J Am Geriatr Soc. 2010 Jan;58(1):161-7. doi: 10.1111/j.1532-5415.2009.02624.x.
This article describes an innovative method to disseminate the Acute Care for Elders (ACE) model of care for hospitalized older patients implemented at 11 community hospitals in Wisconsin. The ACE Tracker is a computer-generated checklist of all older patients in a facility that takes information from multiple areas of the electronic medical record to identify the older patients' risk factors for functional decline and poor outcomes. The ACE Tracker report was validated against in-person observation of the older patients and found to be accurate. Interdisciplinary teams on medical-surgical units use this summary report to review each patient's plan of care and to efficiently assess the patients who are vulnerable to poor hospital outcomes. The ACE Tracker is also used during regular consultation provided through teleconferencing between an off-site geriatrician (e-Geriatrician) and the local ACE team. The effect of the ACE Tracker and e-Geriatrician models was assessed by measuring use of urinary catheters, physical restraints, high-risk medications, and social service evaluation at a single hospital for the 6 months before and after implementation of the models. There were significant improvements in urinary catheter and physical therapy referrals but no significant changes in the other outcomes. There was no change in the length of stay or in the rate of hospital readmission within 30 days.
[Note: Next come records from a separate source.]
@@ -171,9 +195,10 @@
         RELOAD_FENCE();
         win_valid = n_valid;
         win_groups = (int)((n_valid + 3u) >> 2);
+        if (run < win_groups) win_groups = run;
     }
     PT_IMARK(0)
-    for (int wg = 0; wg < win_groups; ++wg) {
+    for (int wg = wg0; wg < win_groups; ++wg) {
         const int64_t grp = WINDOWED ? wb + wg : wb;
         const int64_t sidx = grp * SPW + lane / RW;
         const bool live = WINDOWED ? (uint32_t)(wg * 4 + lane / RW) < win_valid : sidx < a.n;
@@ -1087,6 +1112,11 @@
         }
 
         PT_MARK(6)
+        using TailRec = TailRecT<TL>;
+        RELOAD_FENCE();
+        const int tp = WINDOWED ? *TP : -1;
+        const bool park = WINDOWED && tp >= 0;
+        uint32_t tflag = 0;
         if (live) {
             double dns = fval + C.total_load * lscale;
             if (dns < 0.1) dns = 0.0;
@@ -1118,7 +1148,7 @@
                     const double v = ip[s] * base - C.i_tab[j][3] * lscale;
                     if (v > 1e-3) shed[s] = v;
                 }
-                if (MODE != 4 && !defer && shed[s] != 0.0) PA.shed[s] += MODE == 3 ? shed[s] * (double)wgt : shed[s];
+                if (MODE != 4 && !defer && !park && shed[s] != 0.0) PA.shed[s] += MODE == 3 ? shed[s] * (double)wgt : shed[s];
                 if (MODE != 4 && !defer && fail && ((iinfo[s] >> 8) & 0xff) == IK_REAL && outbit(OB, j)) PA.cf_inj[s] += wgt;
             }
 #pragma unroll
@@ -1128,6 +1158,7 @@
                 acc_n += wgt;
                 if (dns != 0.0) {
                     if (MODE == 3) { PA.dns = __builtin_fma((double)wgt, dns, PA.dns); PA.dns2 = __builtin_fma((double)wgt * dns, dns, PA.dns2); }
+                    else if (park) { reinterpret_cast<TailRec*>(a.tail_rec)[tp].dns[lane / RW] = dns; tflag = 1; }
                     else { PA.dns += dns; PA.dns2 = __builtin_fma(dns, dns, PA.dns2); }
                 }
                 if (fail) PA.nfail += wgt;
@@ -1135,6 +1166,11 @@
                 if (status == 1 || status == 2) PA.nnc += wgt;
                 if (infeas) PA.ninf += wgt;
                 acc_it += (uint32_t)it * wgt;
+            }
+            if (WINDOWED && park && !defer && dns != 0.0) {
+                double* const ts = reinterpret_cast<TailRec*>(a.tail_rec)[tp].shed[lane];
+#pragma unroll
+                for (int s = 0; s < IS; ++s) ts[s] = shed[s];
             }
             if (MODE == 2 && rlane == 0) a.curt[(size_t)seq_year * a.seq_hpy + seq_hour] = dns;
             if (MODE == 0 && a.dns && rlane == 0)
@@ -1164,11 +1200,33 @@
                 }
             }
         }
+        if (WINDOWED && park && rlane == 0) reinterpret_cast<TailRec*>(a.tail_rec)[tp].flag[lane / RW] = tflag;
         PT_MARK(7)
     }
     }
     if (rlane == 0) { PA.n = acc_n; PA.iters = acc_it; }
     PT_FLUSH
+}
+
+template <class TL>
+__global__ void __launch_bounds__(64 * TL::WPB) relmc_tail_replay_kernel(PartialT<TL>* __restrict__ part, const TailRecT<TL>* __restrict__ rec, int tail_groups,
+                                                                           uint32_t* __restrict__ tail_count)
+{
+    constexpr int RW = TL::RW, IS = TL::IS, WPB = TL::WPB;
+    const int tid = threadIdx.x, lane = tid & 63;
+    const size_t nw = (size_t)gridDim.x * WPB, owner = (size_t)blockIdx.x * WPB + (tid >> 6);
+    PartialT<TL>& PA = part[(size_t)blockIdx.x * (64 * WPB) + tid];
+    for (int k = 0; k < tail_groups; ++k) {
+        const TailRecT<TL>& R = rec[(size_t)k * nw + owner];
+        if (R.flag[lane / RW] == 0) continue;
+#pragma unroll
+        for (int s = 0; s < IS; ++s) { const double v = R.shed[lane][s]; if (v != 0.0) PA.shed[s] += v; }
+        if ((lane & (RW - 1)) == 0) {
+            const double dns = R.dns[lane / RW];
+            if (dns != 0.0) { PA.dns += dns; PA.dns2 = __builtin_fma(dns, dns, PA.dns2); }
+        }
+    }
+    if (blockIdx.x == 0 && tid == 0) *tail_count = 0u;
 }
 
 constexpr int FIN_THREADS = 256, FIN_UNROLL = 8;
diff --git a/powersystemsreliabilityassessment_amd/csrc/relmc_retry.hip b/powersystemsreliabilityassessment_amd/csrc/relmc_retry.hip
--- a/powersystemsreliabilityassessment_amd/csrc/relmc_retry.hip
+++ b/powersystemsreliabilityassessment_amd/csrc/relmc_retry.hip
@@ -10,13 +10,19 @@
     const int64_t c = (int64_t)kFailCapMin + call_units / 256;
     return c > (int64_t)kFailCapSteady ? kFailCapSteady : (uint32_t)c;
 }
-int fail_list_ensure(relmc_ctx* ctx, uint32_t cap)
+int fail_count_ensure(relmc_ctx* ctx)
 {
     auto& R = ctx->retry;
     if (!R.fail_count.get()) {
-        HIP_TRY(ctx, R.fail_count.grow(1));
-        HIP_TRY(ctx, hipMemsetAsync(R.fail_count.get(), 0, sizeof(uint32_t), ctx->stream));
-    }
+        HIP_TRY(ctx, R.fail_count.grow(R.kCountWords));
+        HIP_TRY(ctx, hipMemsetAsync(R.fail_count.get(), 0, R.kCountBytes, ctx->stream));
+    }
+    return RELMC_OK;
+}
+int fail_list_ensure(relmc_ctx* ctx, uint32_t cap)
+{
+    auto& R = ctx->retry;
+    { const int rc = fail_count_ensure(ctx); if (rc) return rc; }
     if (cap <= R.fail.size()) return RELMC_OK;
     HIP_TRY(ctx, hipStreamSynchronize(ctx->stream));
     HIP_TRY(ctx, R.fail.grow(cap));
@@ -43,7 +49,7 @@
         const int rc = fail_list_ensure(ctx, fail_cap_for(call_units));
         if (rc) return rc;
     }
-    if (reset && ctx->retry.fail_dirty) { HIP_TRY(ctx, hipMemsetAsync(ctx->retry.fail_count.get(), 0, sizeof(uint32_t), ctx->stream)); }
+    if (reset && ctx->retry.fail_dirty) { HIP_TRY(ctx, hipMemsetAsync(ctx->retry.fail_count.get(), 0, ctx->retry.kCountBytes, ctx->stream)); }
     if (reset) ctx->retry.fail_dirty = true;
     a.fail_list = ctx->retry.fail.get(); a.fail_count = ctx->retry.fail_count.get(); a.fail_cap = (uint32_t)ctx->retry.fail.size();
     return RELMC_OK;
@@ -68,7 +74,7 @@
     else HIP_TRY(ctx, hipMemcpy(&cnt, ctx->retry.fail_count.get(), sizeof(cnt), hipMemcpyDeviceToHost));
     ctx->retry.fail_dirty = false;
     if (cnt == 0) return RELMC_OK;
-    HIP_TRY(ctx, hipMemset(ctx->retry.fail_count.get(), 0, sizeof(uint32_t)));
+    HIP_TRY(ctx, hipMemset(ctx->retry.fail_count.get(), 0, ctx->retry.kCountBytes));
     const uint32_t cap = (uint32_t)ctx->retry.fail.size();
     if (cnt > cap) {
         ctx->retry_overflow += (int64_t)(cnt - cap);
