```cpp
KV_FN void col_build_root(const DevBatch& B, const ColDesc* cols, const ColFam* fams, uint32_t c, uint32_t r,
                          uint32_t* __restrict__ pool) {
  const ColDesc& d = cols[c];
  Node cell{0u, 0u, 0u, 0u};
  uint32_t idx = ABSENT;
  if (r < B.n_res) {
    const Node n = col_walk(B.nodes, ni(B.res[r].root), d, &idx);
    uint32_t arr_c = 0u;
    if (d.arr_fam) {
      const ColFam& F = fams[d.arr_fam];
      arr_c = (uint32_t)(col_fam_off(F) + (uint64_t)F.erow[r >> 6] * col_row_words(F));
    }
    cell = col_cell(n, idx, arr_c);
  }
  col_put(pool, (uint64_t)(r >> 6) * col_row_words(fams[0]), fams[0], d, r & (KV_LANES - 1), cell, idx);
}

KV_FN void col_build_elem(const DevBatch& B, const ColDesc* cols, const ColFam* fams, uint32_t c, uint32_t r,
                          uint32_t* __restrict__ pool) {
  const ColDesc& d = cols[c];
  const ColFam& F = fams[d.fam];
  const uint32_t lane = r & (KV_LANES - 1);
  const Node a = col_get(pool, (uint64_t)(r >> 6) * col_row_words(fams[0]), fams[0], cols[F.arr_col], lane);
  if (node_type(a.kt) != NT_ARR || a.kt == 0u) return;
  for (uint32_t i = 0; i < a.b; i++) {
    uint32_t idx;
    const Node n = col_walk(B.nodes, ni(a.a + i), d, &idx);
    col_put(pool, (uint64_t)a.c + (uint64_t)i * col_row_words(F), F, d, lane, col_cell(n, idx, 0u), idx);
  }
}
```

kyverno_amd/csrc/kvdev.h:

```cpp
#pragma once
#include <hip/hip_runtime.h>
#include <stdint.h>

#include "kvcell.h"
#include "kv_layout.h"
#include "kvdevtypes.h"

namespace kv {

hipError_t launch_validate(const DevPS* P, const DevBatch* B, uint32_t n_res, const DevOut& O, uint32_t rule_begin,
                           uint32_t rule_end, hipStream_t stream);

struct CondBlocks;
hipError_t launch_cond(bool strict, const CondBlocks& T, uint32_t n_res, uint32_t n_sets, uint8_t* st, hipStream_t stream);

struct FeTables;
struct FePatTables;
hipError_t launch_foreach(const FeTables& T, uint32_t n_res, uint32_t* fe_acc, uint8_t* fe_st, hipStream_t stream,
                          const FePatTables* Q = nullptr, const DevPS* P = nullptr, const DevBatch* B = nullptr,
                          uint2* erec = nullptr, uint2* fe_rec = nullptr);

hipError_t launch_mtab(const DevPS* P, const DevBatch* B, uint32_t words, uint32_t max_entities, uint32_t* ns,
                       uint32_t* an, uint32_t* sl, hipStream_t stream);

hipError_t launch_mfac(const DevPS* P, const DevBatch* B, uint32_t slots, uint32_t max_entities, uint32_t words,
                       uint32_t n_tup, uint32_t* mtup, hipStream_t stream);

hipError_t launch_gather_rows(const uint8_t* in, const uint32_t* inv, uint64_t n_rules, uint64_t n_res, uint8_t* out,
                              hipStream_t stream);

hipError_t launch_remap_u32(uint32_t* a, uint64_t n, const uint32_t* map, hipStream_t stream);

hipError_t launch_status_pack(const uint8_t* status, const uint8_t* sflag, uint32_t n_res, uint32_t n_rules,
                              const unsigned long long* cbase, uint32_t* ccnt, uint8_t* out, hipStream_t stream);

hipError_t launch_gsite_expand(const uint32_t* gsite, const uint32_t* gcnt, const GSiteDesc* desc, const uint32_t* mem,
                               uint32_t n_groups, uint32_t n_res, ErrRec8* err8, hipStream_t stream);
hipError_t launch_rec_compact(const uint8_t* status, const ErrRec8* err8, const ErrRec* errw, uint32_t n_res,
                              uint32_t n_rules, uint32_t* offs, unsigned long long* totals, unsigned long long* base,
                              ErrRec8* out8, ErrRec* outw, uint32_t* wide, int phase, const uint8_t* compact,
                              const uint32_t* order, unsigned long long* masks, const uint8_t* sflag, hipStream_t stream);

hipError_t launch_rec_codes(const ErrRec8* rec, const unsigned long long* base, uint32_t n_rules,
                            unsigned long long* tkey, uint8_t* code, uint32_t* raw, const unsigned long long* nbase,
                            ErrRec8* out, int phase, hipStream_t stream);

constexpr uint32_t KV_SCOPE_CHUNK = 65536;
constexpr uint32_t KV_SCOPE_LDS = 2048;

hipError_t launch_scope_totals(const unsigned long long* scounts, uint32_t n_scopes, uint32_t n_rules,
                               unsigned long long* counts, hipStream_t stream);
hipError_t launch_scope_counts(const uint8_t* status, const uint32_t* scope, uint32_t n_res, uint32_t n_rules,
                               uint32_t n_scopes, unsigned long long* out, hipStream_t stream);

hipError_t launch_expand_rows(const uint64_t* tcells, const uint64_t* rmask, const uint64_t* rwide, const uint32_t* roff,
                              const Val* vals, uint64_t n_rows, Node* nodes, hipStream_t stream);

hipError_t launch_pcol_rows(const DevBatch* B, const ColDesc* cols, const ColFam* fams, uint32_t n_fam,
                            uint32_t n_groups, hipStream_t stream);
hipError_t launch_pcol_build(const DevBatch* B, const ColDesc* cols, const ColFam* fams, uint32_t c0, uint32_t n,
                             uint32_t n_groups, bool elem, uint32_t* pool, hipStream_t stream);

}
```

kyverno_amd/csrc/kvdevtypes.h:

```cpp
#pragma once

namespace kv {

struct ErrRec {
  uint32_t kind_flags;
  uint32_t pnode;
  uint32_t keynode;
  uint32_t resnode;
  uint32_t idx[4];
};

struct ErrRec8 {
  uint32_t w0, w1;
};
constexpr uint32_t ERR8_WIDE = 1u << 6;
constexpr uint32_t ERR8_IDX_MASK = (1u << 26) - 1u;

struct DevPS {
  const Inst* prog;
  const Pred* preds;
  const Alt* alts;
  const Conj* conjs;
  const Atom* atoms;
  const RuleRec* rules;
  const MFilter* filters;
  const uint32_t* fflags;
  const KindSpec* kinds;
  const StrRef* strrefs;
  const StrPair* strpairs;
  const Selector* sels;
  const SelLabel* sellabels;
  const SelExpr* selexprs;
  const uint32_t* kg_specs;
  const GSeg* gsegs;
  const GWord* gwords;
  const uint8_t* pstr;
  uint32_t star_id;
  uint32_t n_rules;
  uint32_t n_filters, n_sels;
  const uint32_t* ptab;
  uint32_t n_vals;
  uint32_t mt_ns_words, mt_ann_words, mt_sel_words;
  const uint32_t* mt_ns;
  const uint32_t* mt_ann;
  const uint32_t* mt_sel;
  const uint32_t* mtup;
  uint32_t mtup_words;
  const uint32_t* mt_bitf;
  const uint32_t* fac_word;
  const uint32_t* fac_bit;
  const uint32_t* fac_flist;
  const uint32_t* fac_rule;
  uint32_t fac_slots, fac_words;
  uint32_t* fac_tab;
  uint64_t fac_off[5];
};
constexpr uint32_t KV_FAC_PRESENT = 0x80000000u;
constexpr uint32_t KV_FAC_MAXP = 8;
enum FacType : uint32_t { KV_FAC_KIND = 0, KV_FAC_NSM = 1, KV_FAC_ANN = 2, KV_FAC_SEL = 3, KV_FAC_NS = 4, KV_FAC_TYPES = 5 };

struct DevBatch {
  const Node* nodes;
  const Val* vals;
  const Res* res;
  const KV* kvs;
  const uint8_t* bstr;
  const uint32_t* ns_bits;
  const uint32_t* key_off;
  const uint32_t* key_len;
  const uint8_t* kstr;
  const StrRef* nsms;
  const KVSet* lsets;
  const KVSet* asets;
  uint32_t n_nsm, n_lsets, n_asets;
  uint32_t ns_words;
  uint32_t n_res;
  const uint32_t* tup_rep;
  uint32_t n_tup;
  const uint32_t* tup_kent;
  const uint32_t* kent_rep;
  uint32_t n_kent, n_ns;
  const DevPS* dps;
  const uint32_t* dleaf;
  const uint8_t* dyn_st;
  const uint32_t* pcol;
  const uint8_t* pre_st;
  const uint8_t* deny_st;
};

constexpr uint32_t KV_COL_MAXD = 12;
constexpr uint32_t KV_COL_SCAN = 0x80000000u;
constexpr uint32_t KV_COL_PRESENT = 16u;
constexpr uint32_t KV_COL_PAYLOAD = 28u;
enum ColFmt : uint32_t { KV_COLF_WIDE = 0, KV_COLF_WIDEB = 1, KV_COLF_NARROW = 2 };
struct ColDesc {
  uint32_t fam;
  uint32_t j;
  uint32_t nsteps;
  uint32_t arr_fam;
  uint32_t fmt;
  uint32_t pos;
  uint32_t bpos;
  uint32_t steps[KV_COL_MAXD];
};
struct ColFam {
  uint32_t arr_col, ncols;
  uint32_t nw, nb, nn;
  uint32_t off_lo, off_hi;
  uint32_t* erow;
};

struct DevOut {
  uint8_t* status;
  ErrRec8* err8;
  ErrRec* err;
  unsigned long long* counts;
  uint32_t full;
  unsigned long long* scounts;
  const uint32_t* scope;
  uint32_t* gsite;
  uint32_t* gcnt;
  uint8_t* sflag;
};

struct GSiteDesc {
  uint32_t n, gpre, moff, pad;
};

constexpr int KV_WG = 256;
constexpr int KV_RWG = 256;
constexpr uint32_t KV_RWAVES = (uint32_t)KV_RWG / 64u;
constexpr uint32_t KV_RSTRIDE = KV_RWG;
constexpr uint32_t KV_KROWS = 128u;
constexpr uint32_t KV_ROW0 = KV_RWAVES * KV_KROWS;
constexpr uint32_t KV_PTAB_PSEUDO = 3;
constexpr int KV_HIST = 8;

}
```

kyverno_amd/csrc/kvjit.hpp:

```cpp
#pragma once
#include <cstdint>
#include <map>
#include <string>
#include <vector>

#include "kvinternal.hpp"
#include "kvdevtypes.h"

namespace kvh {

struct JitChunk {
  std::vector<uint32_t> rules;
  std::string name;
};

struct JitKernelPlan {
  uint32_t first, count;
  int waves;
  std::vector<uint32_t> blocks;
  bool grouped = false;
};

struct JitImage {
  std::vector<JitKernelPlan> plan;
  std::string source;
  std::string common;
  std::vector<std::string> kernel_name, kernel_src;
  std::vector<std::vector<char>> codes;
  std::vector<JitChunk> chunks;
  std::vector<uint32_t> memo_preds;
  uint32_t memo_words = 0;
  uint32_t ptab_row = 1;
  uint32_t mtup_words = 0;
  std::vector<uint32_t> fac_word, fac_bit, fac_flist, fac_rule;
  uint32_t fac_slots = 0;
  std::vector<uint8_t> rec_compact;
  std::vector<uint32_t> gs_desc, gs_mem;
  uint32_t gs_members = 0;
  std::vector<kv::ColDesc> cols;
  std::vector<uint32_t> fam_arr, fam_ncols;
  std::vector<uint32_t> fam_nw, fam_nb, fam_nn;
  std::map<std::string, uint32_t> col_use;
  bool probe = false;
  double gen_ms = 0, compile_ms = 0;
  struct Variant {
    uint32_t full = 0;
    std::vector<std::vector<char>> codes;
  };
  std::vector<Variant> variants;
};

uint32_t jit_chunk_rules();
constexpr uint32_t kJitStamps = 16;
void jit_generate(const PolicySet& ps, uint32_t chunk_rules, JitImage* out);

void jit_build(const PolicySet& ps, JitImage* img);
uint64_t code_bytes(const JitImage& img);
struct RegVerdict {
  uint32_t priv, vgprs;
  bool calls;
  bool fits;
  bool scratch_ok;
  bool ships() const { return fits && scratch_ok; }
  bool probe_splits() const { return (priv != 0 && !calls) || !fits; }
};
RegVerdict reg_verdict_of(uint32_t priv, uint32_t vgprs, int waves, bool calls);
bool jit_plan_spills(JitImage* img, const std::vector<RegVerdict>& verdicts);
bool jit_load_plan(const std::string& key, JitImage* img);
void jit_save_plan(const std::string& key, const JitImage& img);

}
```

kyverno_amd/csrc/kvjitbuild.cpp:

```cpp
#include <hip/hiprtc.h>

#include <dlfcn.h>
#include <sched.h>
#include <spawn.h>
#include <sys/stat.h>
#include <sys/wait.h>

#include <cerrno>
#include <unistd.h>

#include <algorithm>
#include <atomic>
#include <chrono>
#include <cstdio>
#include <cstdlib>
#include <cstring>
#include <set>
#include <sstream>
#include <stdexcept>
#include <thread>

#include "kvjit.hpp"

extern char** environ;
// ... 116 lines not shown
        char* const argv[] = {&av[0][0], &av[1][0], &av[2][0], &av[3][0], nullptr};
        pid_t pid = 0;
        if (posix_spawn(&pid, jitc.c_str(), nullptr, nullptr, argv, environ) != 0) {
          errs[t] = "kvjit: cannot start " + jitc;
          return;
        }
        int status = 0;
        while (waitpid(pid, &status, 0) < 0 && errno == EINTR) continue;
        if (!WIFEXITED(status) || WEXITSTATUS(status) != 0 || !read_file(out, &img->codes[i])) {
          errs[t] = "kvjit: compiling " + img->kernel_name[i] + " failed (kvjitc status " + std::to_string(status) + ")";
          return;
        }
        unlink(src.c_str());
        unlink(out.c_str());
        const size_t d = ++done;
        if (progress) {
          const int64_t now =
              (int64_t)std::chrono::duration<double, std::milli>(std::chrono::steady_clock::now() - t0).count();
          int64_t prev = last_ms.load();
          if (now - prev >= 15000 && last_ms.compare_exchange_strong(prev, now))
            fprintf(stderr, "[kvgpu] hiprtc: %zu/%zu kernel programs compiled (%.0f s)\n", d, todo.size(), now / 1e3);
        }
      }
    });
  for (auto& x : th) x.join();
  rmdir(dir.c_str());
  for (auto& e : errs)
    if (!e.empty()) throw std::runtime_error(e);
}

bool co_kernel_info(const std::vector<char>& co, const std::string& name, uint32_t* private_seg, uint32_t* vgprs) {
  auto rd = [&](size_t off, size_t n, void* out) {
    if (off + n > co.size()) return false;
    memcpy(out, co.data() + off, n);
    return true;
  };
  if (co.size() < 64 || memcmp(co.data(), "\x7f" "ELF", 4) != 0 || co[4] != 2) return false;
  uint64_t shoff = 0;
  uint16_t shentsize = 0, shnum = 0;
  rd(0x28, 8, &shoff);
  rd(0x3A, 2, &shentsize);
  rd(0x3C, 2, &shnum);
  struct Sh { uint32_t name, type; uint64_t flags, addr, off, size; uint32_t link, info; uint64_t align, entsize; };
  std::vector<Sh> sh(shnum);
  for (uint16_t i = 0; i < shnum; i++)
    if (!rd(shoff + (uint64_t)i * shentsize, sizeof(Sh), &sh[i])) return false;
  bool kd = false, fn = false;
  for (const Sh& t : sh) {
    if (t.type != 2  || t.link >= shnum) continue;
    const Sh& strtab = sh[t.link];
    for (uint64_t o = t.off; o + 24 <= t.off + t.size; o += 24) {
      uint32_t nm = 0;
      uint16_t shndx = 0;
      uint64_t value = 0;
      rd(o, 4, &nm);
      rd(o + 6, 2, &shndx);
      rd(o + 8, 8, &value);
      if (strtab.off + nm >= co.size()) continue;
      const char* sn = co.data() + strtab.off + nm;
      const size_t maxlen = co.size() - (strtab.off + nm);
      const std::string sym(sn, strnlen(sn, maxlen));
      if (sym == name + ".kd" && shndx < shnum) {
        const Sh& sec = sh[shndx];
        kd = rd(sec.off + (value - sec.addr) + 4, 4, private_seg);
        uint32_t rsrc1 = 0;
        if (kd && rd(sec.off + (value - sec.addr) + 48, 4, &rsrc1)) *vgprs = ((rsrc1 & 0x3Fu) + 1u) * 8u;
      } else if (sym == name) {
        fn = true;
      }
    }
  }
  return kd && fn;
}

uint64_t common_hash(const std::string& common) {
  std::string opt_key;
  for (const char* o : kOpts) opt_key += std::string(o) + "\n";
  int hv = 0;
  (void)hiprtcVersion(&hv, &hv);
  opt_key += "hiprtc " + std::to_string(hv) + "\n";
  return fnv1a64(common, fnv1a64(opt_key));
}

std::string cache_file(const JitImage& img, size_t i, uint64_t hcommon) {
  char key[40];
  snprintf(key, sizeof key, "%016llx", (unsigned long long)fnv1a64(img.kernel_src[i], hcommon));
  return img.kernel_name[i] + "-" + key + ".co";
}

void jit_compile(JitImage* img) {
  auto t0 = std::chrono::steady_clock::now();
  const size_t K = img->kernel_src.size();
  img->codes.assign(K, {});
  const std::string dir = cache_dir();
  const uint64_t hcommon = common_hash(img->common);
  std::vector<std::string> paths(K);
  std::vector<size_t> todo;
  for (size_t i = 0; i < K; i++) {
    paths[i] = dir.empty() ? "" : dir + "/" + cache_file(*img, i, hcommon);
    if (paths[i].empty() || !read_file(paths[i], &img->codes[i])) todo.push_back(i);
  }
  unsigned T = std::min(16u, host_threads());
  if (const char* e = getenv("KVGPU_JIT_THREADS")) T = (unsigned)std::max(1, atoi(e));
  T = std::max(1u, std::min<unsigned>(T, (unsigned)todo.size()));
  const std::string jitc = jitc_path();
  const bool procs = !(getenv("KVGPU_JIT_PROCS") && getenv("KVGPU_JIT_PROCS")[0] == '0');
  if (!todo.empty() && procs && !jitc.empty() && todo.size() > 1) {
    compile_in_children(img, todo, jitc, T);
  } else {
    for (size_t i : todo) img->codes[i] = compile_one(img->common + img->kernel_src[i], img->kernel_name[i]);
  }
  if (!dir.empty())
    for (size_t i : todo) write_file_atomic(dir, paths[i], img->codes[i]);
  img->compile_ms += std::chrono::duration<double, std::milli>(std::chrono::steady_clock::now() - t0).count();
}
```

本文介绍了一种在威斯康星州 11 家社区医院实施的针对住院老年患者的急性医疗保健(ACE)模式的创新传播方法。ACE 追踪器是一份计算机生成的清单,列出了医疗机构中所有老年患者的信息,该清单从电子病历的多个领域获取信息,以确定老年患者发生功能下降和不良预后的风险因素。ACE 追踪器报告经过对老年患者的实际观察验证,发现其是准确的。内科-外科病房的跨学科团队使用这份综合报告来审查每位患者的护理计划,并有效地评估那些容易出现不良住院结果的患者。ACE 追踪器也用于通过现场老年病医生(远程老年病医生)与当地 ACE 团队之间的远程会议提供的定期咨询。通过在模型实施前后的 6 个月内,对一家医院使用导尿管、身体约束、高危药物和社会服务评估的情况进行测量,评估了 ACE 追踪器和远程老年病医生模型的效果。在导尿管和物理治疗转介方面有显著改善,但其他结果没有显著变化。住院时间或 30 天内的再入院率没有变化。